* Work instructions
Taking the line with "for (int64_t s" as the first and the line with "pending = valid && e.t < 0;" as the last, set down exactly every line in that range from the entries below, and no more.

▬▬▬

__device__ __forceinline__ uint32_t lds_offset(const void* p)
{
    return static_cast<uint32_t>(reinterpret_cast<uintptr_t>((const __attribute__((address_space(3))) void*)p));
}
__device__ __forceinline__ void mail_wait(const uint32_t* flag, uint32_t at_least)
{
    const uint32_t at = lds_offset(flag);
    for (uint32_t polls = 0; polls < MAIL_SPIN_LIMIT; ++polls) {
        uint32_t v;
        asm volatile("ds_read_b32 %0, %1\n\ts_waitcnt lgkmcnt(0)" : "=v"(v) : "v"(at) : "memory");
        if (uni(v) >= at_least) break;
        __builtin_amdgcn_s_sleep(1);
    }
}
__device__ __forceinline__ void mail_flag(uint32_t* flag, uint32_t value)
{
    asm volatile("s_waitcnt lgkmcnt(0)\n\tds_write_b32 %0, %1" ::"v"(lds_offset(flag)), "v"(value) : "memory");
}
__device__ __forceinline__ uint32_t mail_post(bool need, RolloutMail& sh, uint32_t q)
{
    const int wave = threadIdx.x >> 6, lane = threadIdx.x & 63, parity = static_cast<int>(q & 1u);
    if (q >= 2u) mail_wait(&sh.served, q - 1u);
    const uint64_t m = __ballot(need);
    const uint32_t pos = __builtin_amdgcn_mbcnt_hi(static_cast<uint32_t>(m >> 32), __builtin_amdgcn_mbcnt_lo(static_cast<uint32_t>(m), 0u));
    if (need) sh.list[parity][wave][pos] = static_cast<uint8_t>(lane);
    if (lane == 0) {
        sh.count[parity][wave] = static_cast<uint32_t>(__builtin_popcountll(m));
        mail_flag(&sh.posted[wave], q + 1u);
    }
    return pos;
}

template <bool SMALL, typename A>
__device__ __forceinline__ void mail_serve(const A& a, const StepConst& k, uint64_t tick, int64_t block_first_world, RolloutMail& sh, uint32_t q)
{
    constexpr int WAVES = BLOCK_SMALL / 64;
    const int lane = threadIdx.x & 63, parity = static_cast<int>(q & 1u);
    uint32_t first[WAVES + 1];
    first[0] = 0;
#pragma unroll
    for (int w = 0; w < WAVES; ++w) {
        mail_wait(&sh.posted[w], q + 1u);
        first[w + 1] = first[w] + sh.count[parity][w];
    }
#ifdef AQUA_FUSED_NOSERVE
    const uint32_t n = 0;
#else
    const uint32_t n = uni(first[WAVES]);
#endif
    constexpr uint32_t PER_PASS = 64 / RESET_GROUP;
    for (uint32_t qb = 0; qb < n; qb += PER_PASS) {
        const uint32_t i = qb + (lane / RESET_GROUP);
        const bool active = i < n;
        uint32_t seg = 0;
#pragma unroll
        for (int w = 1; w < WAVES; ++w) seg += (active && i >= first[w]) ? 1u : 0u;
        const uint32_t at = active ? i - first[seg] : 0u;
        const uint32_t owner = seg * 64u + sh.list[parity][seg][at];
        const uint64_t world = static_cast<uint64_t>(a.env_offset + block_first_world) + owner;
        EnvState f;
        if constexpr (SMALL)
            f = reset_env_group<RESET_GROUP, RESEED_QUICK>(active, a.seed, world, tick, k.waves, args_random_boat(a), args_random_goal(a),
                                                        k.K, k.obst, nullptr, k.quick, k.Kc);
        else
            f = reset_env_group<RESET_GROUP>(active, a.seed, world, tick, k.waves, args_random_boat(a), args_random_goal(a), k.K, k.obst);
        if (active && (lane & (RESET_GROUP - 1)) == 0) {
            float* r = sh.result[parity][seg * 64u + at];
            r[0] = f.x; r[1] = f.y; r[2] = f.th; r[3] = f.gx; r[4] = f.gy; r[5] = f.wx; r[6] = f.wy;
        }
    }
    if (lane == 0) mail_flag(&sh.served, q + 1u);
}

__device__ __forceinline__ void mail_collect(EnvState& e, bool need, uint32_t pos, RolloutMail& sh, uint32_t q)
{
    if (!any_lane(need)) return;
    mail_wait(&sh.served, q + 1u);
    if (need) {
        const float* r = sh.result[q & 1u][(threadIdx.x & ~63u) + pos];
        e.x = r[0]; e.y = r[1]; e.th = r[2]; e.gx = r[3]; e.gy = r[4]; e.wx = r[5]; e.wy = r[6];
    }
}

struct TileShared {
    uint32_t count[TILE_WORLDS / 64];
    uint16_t list[TILE_WORLDS / 64][64];
};

template <int AK, bool SMALL_TABLE, bool RESTART, bool WB = false>
__global__ __launch_bounds__(TILE_WORLDS) void step_kernel(const NsArgs a)
// ... 43 lines not shown
    }
    asm volatile("" : "+v"(tin[0]), "+v"(u0[0]), "+v"(u1[0]));
    hold_loads<1, AK>(x, y, th, gx, gy, wx, wy, araw, avl, avr);
    fold_actions<1, AK>(araw, aidx);
    if constexpr (AK == AQUA_ACT_BEARING) aidx[0] = bearing_action(x[0], y[0], th[0], gx[0], gy[0]);
    const float x0 = x[0], y0 = y[0], th0 = th[0], wx0 = wx[0], wy0 = wy[0];
    EnvState e{x[0], y[0], th[0], gx[0], gy[0], wx[0], wy[0], tin[0]};
    const Motion mo = decode_motion<AK>(k, aidx[0], avl[0], avr[0]);
    float rew;
    uint32_t code;
    asm volatile("" ::"s"(k.touch[0]), "s"(k.touch[1]), "s"(k.touch[2]), "s"(k.touch[3]));
    const bool knife = fast_step<false, QUICK>(e, mo.h, mo.w, mo.chord, u0[0], u1[0], k, rew, code) && valid;
    if (__builtin_expect(any_lane(knife), 0)) {
        if (knife) {
            const ExactOut o2 = exact_step(x0, y0, th0, gx[0], gy[0], wx0, wy0, e.t, exact_motion<AK>(mo), k.K, k.obst64,
                                           k.obst, k.band2, k.time_limit);
            e.x = o2.x; e.y = o2.y; e.th = o2.th; rew = o2.reward; code = o2.term;
        }
    }
    const bool done = valid && code != 0u;
    uint32_t s4 = o4, s1 = o;
    asm volatile("" : "+v"(s4), "+v"(s1));
    constexpr bool wb = WB;
    if (valid) {
        st_at(a.reward, s4, rew, wb);
        st_at(a.term, s1, static_cast<uint8_t>(code), wb);
    }
    const uint64_t done_ballot = __ballot(done);
    if (a.done_bits != nullptr) {
        const uint32_t word = (tile >> 6) + (uni(off) >> 6);
        if (word < ((a.N + 63u) >> 6) && lane == 0) {
            if (a.flags & NS_DONE_WORD_WB) a.done_bits[word] = done_ballot;
            else st1(a.done_bits + word, done_ballot);
        }
    }
    if (valid && !(RESTART && done)) {
        st_at(a.row[0], s4, e.x, wb); st_at(a.row[1], s4, e.y, wb); st_at(a.row[2], s4, e.th, wb);
        st_at(a.row[5], s4, e.wx, wb); st_at(a.row[6], s4, e.wy, wb);
        st_at(a.time, s4, e.t, wb);
        ns_write_norm(a, s4, e.x, e.y, e.th, gx[0], gy[0], wb);
    }
    if constexpr (RESTART) {
        __shared__ TileShared sh;
        constexpr int WAVES = TILE_WORLDS / 64;
        if (done) sh.list[wave][__builtin_amdgcn_mbcnt_hi(static_cast<uint32_t>(done_ballot >> 32),
                                __builtin_amdgcn_mbcnt_lo(static_cast<uint32_t>(done_ballot), 0u))] = static_cast<uint16_t>(off);
        if (lane == 0) sh.count[wave] = static_cast<uint32_t>(__builtin_popcountll(done_ballot));
        __syncthreads();
        uint32_t first[WAVES + 1];
        first[0] = 0;
#pragma unroll
        for (int w = 0; w < WAVES; ++w) first[w + 1] = first[w] + sh.count[w];
        const uint32_t n_done = uni(first[WAVES]);
        const int waves = args_waves(a), random_boat = args_random_boat(a), random_goal = args_random_goal(a);
        const uint64_t env_base = static_cast<uint64_t>(a.env_offset) + tile;
        constexpr uint32_t GROUPS = TILE_WORLDS / RESET_GROUP;
        for (uint32_t qb = static_cast<uint32_t>(wave) * (64 / RESET_GROUP); qb < n_done; qb += GROUPS) {
            const uint32_t q = qb + (lane / RESET_GROUP);
            const bool active = q < n_done;
            uint32_t seg = 0;
#pragma unroll
            for (int w = 1; w < WAVES; ++w) seg += (active && q >= first[w]) ? 1u : 0u;
            const uint32_t i = sh.list[seg][active ? q - first[seg] : 0];
            EnvState f;
            if constexpr (SMALL_TABLE)
                f = reset_env_group<RESET_GROUP, RESEED_QUICK>(active, a.seed, env_base + i, tick, waves, random_boat, random_goal,
                                                            k.K, k.obst, nullptr, k.quick, k.Kc);
            else
                f = reset_env_group<RESET_GROUP>(active, a.seed, env_base + i, tick, waves, random_boat, random_goal, k.K, k.obst);
            if (active && (lane & (RESET_GROUP - 1)) == 0) {
                const uint32_t i4 = (tile + i) * 4u;
                st_at(a.row[0], i4, f.x, wb); st_at(a.row[1], i4, f.y, wb); st_at(a.row[2], i4, f.th, wb);
                st_at(a.row[3], i4, f.gx, wb); st_at(a.row[4], i4, f.gy, wb);
                st_at(a.row[5], i4, f.wx, wb); st_at(a.row[6], i4, f.wy, wb);
                st_at(a.time, i4, f.t, wb);
                ns_write_norm(a, i4, f.x, f.y, f.th, f.gx, f.gy, wb);
            }
        }
    }
}

constexpr bool rollout_mail(int mode) { return AQUA_FUSED_MAIL && mode == AQUA_RESET_NEXT_STEP; }
constexpr int rollout_threads(int mode) { return rollout_mail(mode) ? BLOCK_SMALL + 64 : BLOCK_SMALL; }
template <int AK, bool SMALL, int MODE>
__global__ __launch_bounds__(rollout_threads(MODE), rollout_threads(MODE) / 64) void rollout_kernel(const StepArgs a)
{
    constexpr bool MAIL = rollout_mail(MODE);
    __shared__ typename std::conditional<MAIL, RolloutMail, RolloutShared>::type sh;
    if constexpr (MAIL) {
        if (threadIdx.x < BLOCK_SMALL / 64) sh.posted[threadIdx.x] = 0u;
        if (threadIdx.x == 0) sh.served = 0u;
        __syncthreads();
    }
    constexpr int QUICK = SMALL ? QUICK_ALWAYS : QUICK_NEVER;
    const uint64_t tick0 = launch_tick(a);
    const int64_t N = a.N, ld = a.ld;
    uint32_t q0 = 0;
    if constexpr (MAIL) {
        if (threadIdx.x >= BLOCK_SMALL) {
            StepConst k = make_const<QUICK_NEVER>(a, obstacle_rows(a.obst_blob));
            if constexpr (SMALL) k.quick = (QuickPtr)(uintptr_t)(reinterpret_cast<const char*>(a.obst_blob) + quick_offset(a.K));
            if (AQUA_MAIL_PRIO) __builtin_amdgcn_s_setprio(AQUA_MAIL_PRIO);
            for (int64_t bbase = static_cast<int64_t>(blockIdx.x) * BLOCK_SMALL; bbase < N;
                 bbase += static_cast<int64_t>(gridDim.x) * BLOCK_SMALL, q0 += static_cast<uint32_t>(a.T))
                for (int64_t p = 0; p < a.T; ++p)
                    mail_serve<SMALL>(a, k, tick0 + static_cast<uint64_t>(p), bbase, sh, q0 + static_cast<uint32_t>(p));
            return;
        }
    }
#ifdef AQUA_FUSED_QUICK_RESIDENT
    const StepConst k = make_const<SMALL ? QUICK_IF_PRESENT : QUICK_NEVER>(a, obstacle_rows(a.obst_blob));
#else
    StepConst k = make_const<QUICK_NEVER>(a, obstacle_rows(a.obst_blob));
    if constexpr (SMALL) k.quick = (QuickPtr)(uintptr_t)(reinterpret_cast<const char*>(a.obst_blob) + quick_offset(a.K));
#endif
    for (int64_t bbase = static_cast<int64_t>(blockIdx.x) * BLOCK_SMALL; bbase < N;
         bbase += static_cast<int64_t>(gridDim.x) * BLOCK_SMALL, q0 += static_cast<uint32_t>(a.T)) {
        const int64_t i = bbase + threadIdx.x;
        const bool valid = i < N;
        const int64_t ic = valid ? i : N - 1;
        EnvState e{a.state[0 * ld + ic], a.state[1 * ld + ic], a.state[2 * ld + ic], a.state[3 * ld + ic],
                   a.state[4 * ld + ic], a.state[5 * ld + ic], a.state[6 * ld + ic], a.time[ic]};
        const uint64_t env = static_cast<uint64_t>(a.env_offset + i);
        bool owed = false;
        uint32_t owed_pos = 0, posted_pos = 0;
        if constexpr (MAIL) posted_pos = mail_post(valid && e.t == done_code(tick0 - 1), sh, q0);
        for (int64_t s = 0; s < a.T; ++s) {
            const uint64_t tick = tick0 + static_cast<uint64_t>(s);
            const int parity = static_cast<int>(s & 1);
            bool pending = false, restart = false;
            ReseedTicket tk{0u, 0u};
            if constexpr (MODE == AQUA_RESET_NEXT_STEP) {
                if (e.t == restart_code(tick - 1)) e.t = 0;
                restart = valid && e.t == done_code(tick - 1);
                pending = valid && e.t < 0;
                if constexpr (!MAIL) {
                    tk = publish_reseed(restart, sh, parity);
                    serve_reseed<SMALL>(tk, a, k, tick, bbase, sh, parity);
                }
            }
            int idx = 2;
            float vl = 0.5f, vr = 0.5f;
            if constexpr (AK == AQUA_ACT_U8) idx = fold_index(static_cast<const uint8_t*>(a.action)[s * a.action_step_stride + ic]);
            if constexpr (AK == AQUA_ACT_I32) idx = fold_index(static_cast<const int32_t*>(a.action)[s * a.action_step_stride + ic]);
            if constexpr (AK == AQUA_ACT_I64) idx = fold_index(static_cast<const int64_t*>(a.action)[s * a.action_step_stride + ic]);
            if constexpr (AK == AQUA_ACT_F32X2) {
                const float* base = static_cast<const float*>(a.action) + s * a.action_step_stride;
                vl = base[ic]; vr = base[a.action_ld + ic];
            }
            uint64_t seed = a.seed;
#ifdef AQUA_FUSED_KEYS_LAUNDERED
            asm volatile("" : "+s"(seed));
#endif
            uint32_t w0[1], w1[1];
            pair_draws<1, false>(seed, env, tick, STREAM_STEP, w0, w1);
            const float u0 = u_pm1(w0[0]), u1 = u_pm1(w1[0]);
            if constexpr (AK >= AQUA_ACT_SAMPLE_D) {
                pair_draws<1, false>(seed, env, tick, STREAM_ACT, w0, w1);
                if constexpr (AK == AQUA_ACT_SAMPLE_D) idx = sample_discrete(w0[0]);
                else { vl = sample_thrust(w0[0]); vr = sample_thrust(w1[0]); }
            }
            if constexpr (MAIL) {
                if (s > 0) mail_collect(e, owed, owed_pos, sh, q0 + static_cast<uint32_t>(s) - 1u);
            }
            if constexpr (AK == AQUA_ACT_BEARING) idx = bearing_action(e.x, e.y, e.th, e.gx, e.gy);
            const Motion m = decode_motion<AK>(k, idx, vl, vr);
            const EnvState before = e;
            EnvState after = e;
            float rew;
            uint32_t code;
#ifndef AQUA_FUSED_QUICK_RESIDENT
            if constexpr (SMALL) {
                QuickPtr q = k.quick;
                asm volatile("" : "+s"(q));
                k.qc0 = quick_circles(q, QUICK_C0);
                k.qr0 = quick_rects(q, QUICK_R0);
            }
#endif
            const bool knife = fast_step<false, QUICK>(after, m.h, m.w, m.chord, u0, u1, k, rew, code) && valid && !pending;
            if (__builtin_expect(any_lane(knife), 0)) {
                if (knife) {
                    const ExactOut o = exact_step(before.x, before.y, before.th, before.gx, before.gy, before.wx,
                                                  before.wy, after.t, exact_motion<AK>(m), k.K, k.obst64, k.obst, k.band2,
                                                  k.time_limit);
                    after.x = o.x; after.y = o.y; after.th = o.th; rew = o.reward; code = o.term;
                }
            }
            if (pending) { rew = 0.0f; code = 0u; }
            else e = after;
            if (valid) {
                a.reward[s * a.out_step_stride + i] = rew;
                a.term[s * a.out_step_stride + i] = static_cast<uint8_t>(code);
            }
            const bool done = valid && code != 0u;
            if constexpr (MAIL) {
                if (restart) e.t = restart_code(tick);
                else if (done) e.t = done_code(tick);
                owed = restart; owed_pos = posted_pos;
                if (s + 1 < a.T) posted_pos = mail_post(valid && e.t == done_code(tick), sh, q0 + static_cast<uint32_t>(s) + 1u);
            } else if constexpr (MODE == AQUA_RESET_NEXT_STEP) {
                collect_reseed(e, restart, tk, sh);
                if (restart) e.t = restart_code(tick);
                else if (done) e.t = done_code(tick);
            } else if constexpr (MODE == AQUA_RESET_SAME_STEP) {
                const ReseedTicket t1 = publish_reseed(done, sh, parity);
                serve_reseed<SMALL>(t1, a, k, tick, bbase, sh, parity);
                collect_reseed(e, done, t1, sh);
            }
        }
        if constexpr (MAIL) mail_collect(e, owed, owed_pos, sh, q0 + static_cast<uint32_t>(a.T) - 1u);
        if (valid) {
            a.state[0 * ld + i] = e.x; a.state[1 * ld + i] = e.y; a.state[2 * ld + i] = e.th;
            a.state[3 * ld + i] = e.gx; a.state[4 * ld + i] = e.gy;
            a.state[5 * ld + i] = e.wx; a.state[6 * ld + i] = e.wy;
            a.time[i] = e.t;
        }
    }
}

▬▬▬

* Written response
        for (int64_t s = 0; s < a.T; ++s) {
            const uint64_t tick = tick0 + static_cast<uint64_t>(s);
            const int parity = static_cast<int>(s & 1);
            bool pending = false, restart = false;
            ReseedTicket tk{0u, 0u};
            if constexpr (MODE == AQUA_RESET_NEXT_STEP) {
                if (e.t == restart_code(tick - 1)) e.t = 0;
                restart = valid && e.t == done_code(tick - 1);
                pending = valid && e.t < 0;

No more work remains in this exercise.